HELSINKI (Reuters) – Finland’s local authorities have refused to implement strict isolation measures to stem coronavirus infections in schools despite advice from the government, with test and trace capacity already overwhelmed by the fast-spreading Omicron variant.
Finland’s minister in charge of the COVID response, Krista Kiuru, warned https://www.reuters.com/article/us-health-coronavirus-finland-long-covid-idUSKBN2JH14W on Friday that long COVID could become Finland’s largest chronic disease and that children were also at risk. [L1N2TN0X3]
She said she feared returning to school was not safe and called for local authorities to implement strict quarantines at schools in which one pupil’s COVID infection would result in quarantine for the entire exposed class.
But Taina Isosomppi, Helsinki’s chief epidemiologist, told Reuters the capital region’s municipalities were not going to follow the minister’s advice.
“It would be disproportionate to implement large-scale quarantines at schools when they have not been a high-risk environment to begin with,” Isosomppi said.
“Mandating quarantines is no longer an effective way to control the epidemic,” Isosomppi said.

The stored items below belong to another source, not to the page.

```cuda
__global__ void __launch_bounds__(256) k_unpack_mask(const uint32_t* __restrict__ bits, int w, int h, int words, int median,
                                                     uint8_t* __restrict__ out) {
  for (int i = blockIdx.x * blockDim.x + threadIdx.x; i < w * h; i += gridDim.x * blockDim.x) {
    const int x = i % w, y = i / w;
    int edge;
    if (!median) edge = (bits[size_t(y) * words + (x >> 5)] >> (x & 31)) & 1;
    else {
      int cnt = 0;
      for (int dy = -1; dy <= 1; ++dy)
        for (int dx = -1; dx <= 1; ++dx) {
          const int xx = min(max(x + dx, 0), w - 1), yy = min(max(y + dy, 0), h - 1);
          cnt += (bits[size_t(yy) * words + (xx >> 5)] >> (xx & 31)) & 1;
        }
      edge = cnt >= 5;
    }
    out[i] = edge ? 0 : 255;
  }
}

}

static bool edge_kernel_fuses_pyramid(const EaPrepArgs& A, int l) {
  if (l + 1 >= A.n_levels || A.edge_detector != EA_EDGE_LAPLACIAN) return false;
  const EaPrepLevel& L = A.lv[l];
  const EaPrepLevel& N = A.lv[l + 1];
  static const int env_fuse = getenv("EA_PYR_FUSE") ? atoi(getenv("EA_PYR_FUSE")) : 1;
  return env_fuse && (L.w & 3) == 0 && L.w >= 8 && L.h >= 4 && (N.w & 3) == 0 && (reinterpret_cast<uintptr_t>(N.bgr) & 3) == 0;
}

template <typename D>
static cudaError_t launch_edges_and_points(const EaPrepArgs& A, cudaStream_t stream, int& nl) {
  const bool want_ref = (A.roles & EA_ROLE_REF) != 0;
  const size_t px0 = size_t(A.lv[0].w) * A.lv[0].h;
  const D* in_depth = static_cast<const D*>(A.in_depth);
  for (int l = 0; l < A.n_levels; ++l) {
    const EaPrepLevel& L = A.lv[l];
    const size_t pxl = size_t(L.w) * L.h;
    if (l > 0 && !edge_kernel_fuses_pyramid(A, l - 1)) {
      const EaPrepLevel& S = A.lv[l - 1];
      const uint8_t* sb = (l == 1) ? A.in_bgr : S.bgr;
      const D* sd = want_ref ? ((l == 1) ? in_depth : static_cast<const D*>(S.depth)) : nullptr;
      const size_t sstride = (l == 1) ? px0 : size_t(S.w) * S.h;
      const bool vec4 = ((L.w & 3) == 0) && ((reinterpret_cast<uintptr_t>(sb) & 7) == 0) && ((reinterpret_cast<uintptr_t>(L.bgr) & 3) == 0);
      if (vec4) {
        dim3 grid(unsigned((pxl / 4 + 255) / 256), unsigned(A.n));
        k_pyr_down4<D><<<grid, 256, 0, stream>>>(sb, sd, sstride, (l == 1) ? nullptr : A.slots, L.bgr, static_cast<D*>(L.depth), A.slots, S.w, S.h);
      } else {
        dim3 grid(unsigned((pxl + 255) / 256), unsigned(A.n));
        k_pyr_down<D><<<grid, 256, 0, stream>>>(sb, sd, sstride, (l == 1) ? nullptr : A.slots, L.bgr, static_cast<D*>(L.depth), A.slots, S.w, S.h);
      }
      ++nl;
    }
    const uint8_t* b = (l == 0) ? A.in_bgr : L.bgr;
    const D* d = want_ref ? ((l == 0) ? in_depth : static_cast<const D*>(L.depth)) : nullptr;
    const int32_t* ss = (l == 0) ? nullptr : A.slots;
    if (A.edge_detector != EA_EDGE_LAPLACIAN) {
      int k = 0;
      cudaError_t ce = ea_launch_canny_level(A, l, b, d, pxl, l != 0, A.canny, A.scratch, stream, &k);
      nl += k - 1;
      if (ce != cudaSuccess) return ce;
    } else if ((L.w & 3) == 0 && L.w >= 8 && L.h >= 4) {
      const bool fuse = edge_kernel_fuses_pyramid(A, l);
      uint8_t* nb = fuse ? A.lv[l + 1].bgr : nullptr;
      D* nd = (fuse && want_ref) ? static_cast<D*>(A.lv[l + 1].depth) : nullptr;
      if ((L.w % 128) != 0 && (L.w % 128) <= 64) {
        dim3 grid(unsigned((L.w + 63) / 64), unsigned((L.h + E2_TH - 1) / E2_TH), unsigned(A.n));
        if (want_ref) k_edge_mask2<D, 64, true><<<grid, 64, 0, stream>>>(b, d, pxl, ss, A.slots, L.edge_bits, L.ref_bits, L.w, L.h, L.words, A.grad_threshold, A.zero_to_one, nb, nd);
        else k_edge_mask2<D, 64, false><<<grid, 64, 0, stream>>>(b, d, pxl, ss, A.slots, L.edge_bits, nullptr, L.w, L.h, L.words, A.grad_threshold, A.zero_to_one, nb, nd);
      } else {
        dim3 grid(unsigned((L.w + E2_TW - 1) / E2_TW), unsigned((L.h + E2_TH - 1) / E2_TH), unsigned(A.n));
        if (want_ref) k_edge_mask2<D, E2_TW, true><<<grid, E2_TW, 0, stream>>>(b, d, pxl, ss, A.slots, L.edge_bits, L.ref_bits, L.w, L.h, L.words, A.grad_threshold, A.zero_to_one, nb, nd);
        else k_edge_mask2<D, E2_TW, false><<<grid, E2_TW, 0, stream>>>(b, d, pxl, ss, A.slots, L.edge_bits, nullptr, L.w, L.h, L.words, A.grad_threshold, A.zero_to_one, nb, nd);
      }
    } else {
      dim3 grid(unsigned((L.w + ET_W - 1) / ET_W), unsigned((L.h + ET_H - 1) / ET_H), unsigned(A.n));
      k_edge_mask<D><<<grid, dim3(ET_W, ET_H), 0, stream>>>(b, d, pxl, ss, A.slots, L.edge_bits, want_ref ? L.ref_bits : nullptr, L.w, L.h, L.words, A.grad_threshold, A.zero_to_one);
    }
    ++nl;
    if (want_ref && A.in_mask) {
      k_mask_ref_bits<<<dim3(unsigned((L.h * L.words + 255) / 256), unsigned(A.n)), 256, 0, stream>>>(L.ref_bits, A.slots, A.in_mask, A.lv[0].w, A.lv[0].h, L.w, L.h, L.words, l, 0);
      ++nl;
    }
    if (A.in_now_mask) {
      k_mask_ref_bits<<<dim3(unsigned((L.h * L.words + 255) / 256), unsigned(A.n)), 256, 0, stream>>>(L.edge_bits, A.slots, A.in_now_mask, A.lv[0].w, A.lv[0].h, L.w, L.h, L.words, l, 1);
      ++nl;
    }
    if (want_ref) {
      k_compact<D><<<A.n, CP_THREADS, 0, stream>>>(L.ref_bits, d, pxl, ss, A.slots, L.pts, A.n_pts, l, A.overflow, L.w, L.h, L.words, L.cap, A.zero_to_one, A.depth_one);
      ++nl;
    }
  }
  return cudaGetLastError();
}

static cudaError_t launch_front(const EaPrepArgs& A, cudaStream_t stream, int& nl) {
  const bool want_now = (A.roles & EA_ROLE_NOW) != 0;
  cudaError_t pe = (A.depth_type == 1) ? launch_edges_and_points<float>(A, stream, nl) : launch_edges_and_points<uint16_t>(A, stream, nl);
  if (pe != cudaSuccess) return pe;
  if (want_now && A.dt_kind != EA_DT_EXACT && A.use_median) {
    const EaPrepLevel& L0 = A.lv[0];
    dim3 grid(unsigned((L0.h * L0.words + 255) / 256), unsigned(A.n), unsigned(A.n_levels));
    k_median_bits<<<grid, 256, 0, stream>>>(A);
    ++nl;
  }
  return cudaGetLastError();
}
static cudaError_t launch_dt(const EaPrepArgs& A, cudaStream_t stream, int& nl) {
  if (A.dt_kind == EA_DT_EXACT) {
    for (int l = 0; l < A.n_levels; ++l) {
      cudaError_t ee = ea_launch_exact_edt_level(A, l, A.scratch, stream, &nl);
      if (ee != cudaSuccess) return ee;
    }
    return cudaGetLastError();
  }
  const EaPrepLevel& L0 = A.lv[0];
  static const int env_block = getenv("EA_DT_BLOCK") ? atoi(getenv("EA_DT_BLOCK")) : 0;
  if (L0.w <= 32 * DTW_PMAX && !env_block) {
    k_chamfer_dt_warp<<<dim3(unsigned(A.n), unsigned(A.n_levels)), 32, 0, stream>>>(A);
    ++nl;
    return cudaGetLastError();
  }
  int P = (L0.w <= 4096) ? 4 : 8;
  if (const char* e = getenv("EA_DT_P")) { const int v = atoi(e); if ((v == 2 || v == 4 || v == 8) && v > P) P = v; }
  const int threads = (((L0.w + P - 1) / P + 31) / 32) * 32;
  if (threads > 1024) return cudaErrorInvalidValue;
  dim3 grid(unsigned(A.n), unsigned(A.n_levels));
  if (P == 2) k_chamfer_dt<2><<<grid, threads, 0, stream>>>(A);
  else if (P == 4) k_chamfer_dt<4><<<grid, threads, 0, stream>>>(A);
  else k_chamfer_dt<8><<<grid, threads, 0, stream>>>(A);
  ++nl;
  for (int l = 0; l < A.n_levels; ++l) { ea_launch_dt_fill_pad(A.lv[l], A.slots, A.n, stream); ++nl; }
  return cudaGetLastError();
}
static EaPrepArgs prep_slice(const EaPrepArgs& A, int f0, int n) {
  EaPrepArgs S = A;
  const size_t px0 = size_t(A.lv[0].w) * A.lv[0].h;
  S.n = n; S.slots = A.slots + f0;
  S.in_bgr = A.in_bgr + size_t(f0) * px0 * 3;
  if (A.in_depth) S.in_depth = static_cast<const char*>(A.in_depth) + size_t(f0) * px0 * (A.depth_type == 1 ? 4 : 2);
  if (A.in_mask) S.in_mask = A.in_mask + size_t(f0) * px0;
  if (A.in_now_mask) S.in_now_mask = A.in_now_mask + size_t(f0) * px0;
  return S;
}

cudaError_t ea_launch_preprocess(const EaPrepArgs& A, int sm_count, cudaStream_t stream, int* launches, const EaPrepPipe* pipe) {
  int nl = 0;
  const bool want_ref = (A.roles & EA_ROLE_REF) != 0, want_now = (A.roles & EA_ROLE_NOW) != 0;
  if (want_ref && !A.in_depth) return cudaErrorInvalidValue;
  static const int env_split = getenv("EA_PREP_SPLIT") ? atoi(getenv("EA_PREP_SPLIT")) : 8;
  const bool split = env_split > 0 && pipe && pipe->ready && want_now && A.edge_detector == EA_EDGE_LAPLACIAN && A.dt_kind != EA_DT_EXACT &&
                     A.lv[0].w <= 32 * DTW_PMAX && A.n >= env_split * sm_count;
  cudaError_t e = cudaSuccess;
  if (!split) {
    e = launch_front(A, stream, nl);
    if (e == cudaSuccess && want_now) e = launch_dt(A, stream, nl);
  } else {
    static const int env_parts = getenv("EA_PREP_PARTS") ? atoi(getenv("EA_PREP_PARTS")) : 2;
    const int K = env_parts < 2 ? 2 : env_parts > EA_PREP_MAX_PARTS ? EA_PREP_MAX_PARTS : env_parts;
    int forked = 0;
    for (int k = 0; k < K && e == cudaSuccess; ++k) {
      const int f0 = int((long long)A.n * k / K), f1 = int((long long)A.n * (k + 1) / K);
      const EaPrepArgs H = prep_slice(A, f0, f1 - f0);
      e = launch_front(H, stream, nl);
      if (e != cudaSuccess) break;
      e = cudaEventRecord(pipe->ev_front[k], stream);
      if (e == cudaSuccess) e = cudaStreamWaitEvent(pipe->aux[k], pipe->ev_front[k], 0);
      if (e != cudaSuccess) break;
      forked = k + 1;
      e = launch_dt(H, pipe->aux[k], nl);
    }
    for (int k = 0; k < forked; ++k) {
      cudaError_t je = cudaEventRecord(pipe->ev_dt[k], pipe->aux[k]);
      if (je == cudaSuccess) je = cudaStreamWaitEvent(stream, pipe->ev_dt[k], 0);
      if (e == cudaSuccess) e = je;
    }
  }
  (void)sm_count;
  if (launches) *launches = nl;
  return e != cudaSuccess ? e : cudaGetLastError();
}

cudaError_t ea_launch_dt_normalized_copy(const float* origin, int pitch, const float2* affine, int w, int h, float* out, cudaStream_t stream) {
  k_dt_normalized_copy<<<(w * h + 255) / 256, 256, 0, stream>>>(origin, pitch, affine, w, h, out);
  return cudaGetLastError();
}
cudaError_t ea_launch_dt_import(const float* src, float* origin, int w, int h, int pitch, cudaStream_t stream) {
  const int n = pitch * (h + 2 * EA_DT_PAD);
  k_dt_import<<<(n + 255) / 256, 256, 0, stream>>>(src, origin, w, h, pitch);
  return cudaGetLastError();
}
cudaError_t ea_launch_dt_fill_pad(const EaPrepLevel& L, const int32_t* d_slots, int n, cudaStream_t stream) {
  const int tot = L.dt_pitch * (L.h + 2 * EA_DT_PAD);
  k_dt_fill_pad<<<dim3(unsigned(std::min((tot + 255) / 256, 1024)), unsigned(n)), 256, 0, stream>>>(L.dt, L.dt_slot, d_slots, L.w, L.h, L.dt_pitch);
  return cudaGetLastError();
}

cudaError_t ea_launch_unpack_mask(const uint32_t* bits, int w, int h, int words, int median, uint8_t* out, cudaStream_t stream) {
  k_unpack_mask<<<(w * h + 255) / 256, 256, 0, stream>>>(bits, w, h, words, median, out);
  return cudaGetLastError();
}
```

Measured before the change: 117,800.

## Fuse 3x3 median bit filter into warp chamfer DT row loop

When the warp-level chamfer DT kernel is used, the separate k_median_bits launch is skipped. The DT kernel instead reads raw edge bits and computes the 3x3 median on the fly from a rolling three-row window of 64-bit fields, including left and right neighbour bits and edge replication. This removes a kernel launch and the write and re-read of the median bit buffer, at the cost of extra loads and bit arithmetic per row inside the serial DT loop.

```diff
diff --git a/edge_alignment_b200/csrc/ea_preprocess.cu b/edge_alignment_b200/csrc/ea_preprocess.cu
--- a/edge_alignment_b200/csrc/ea_preprocess.cu
+++ b/edge_alignment_b200/csrc/ea_preprocess.cu
@@ -600,6 +600,18 @@
   }
 }
 
+__device__ __forceinline__ uint3 dtw_mask_words(const uint32_t* __restrict__ row, int wi, int sh, bool on, bool two) {
+  return make_uint3((on && sh == 0 && wi > 0) ? row[wi - 1] : 0u, on ? row[wi] : 0u, two ? row[wi + 1] : 0u);
+}
+template <int P>
+__device__ __forceinline__ unsigned long long dtw_mask_field(uint3 r, int wi, int sh, int e) {
+  const unsigned long long W = (static_cast<unsigned long long>(r.z) << 32) | r.y;
+  const unsigned left = sh > 0 ? (r.y >> (sh - 1)) & 1u : wi > 0 ? r.x >> 31 : r.y & 1u;
+  unsigned long long f = ((W >> sh) << 1) | left;
+  if (unsigned(e - 1) < unsigned(P)) f |= ((f >> e) & 1ull) << (e + 1);
+  return f;
+}
+
 #ifndef DTW_L2_AHEAD
 #define DTW_L2_AHEAD 4
 #endif
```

For more than a year, the government’s main strategy to counter the pandemic has been to test and trace infections throughout society, but this week local authorities began to openly rebel against the measures.
“Tracing infections has lost its effectiveness due to delays in testing and in contacting the patients,” they said in a statement.
Helsinki and 11 other municipalities in the capital region had already said on Monday that they were giving up on mandating quarantines on infected patients in most cases, focusing their efforts only at health care units and elderly care units.
Instead, authorities recommended anyone with symptoms, including children, to remain at home on voluntary basis.
Last week, Isosomppi and nine other leading Finnish infection specialists published an open letter against a plan proposed by Kiuru’s ministry to reintroduce school closures and going back to remote learning.
Finland’s government was not immediately available for comment.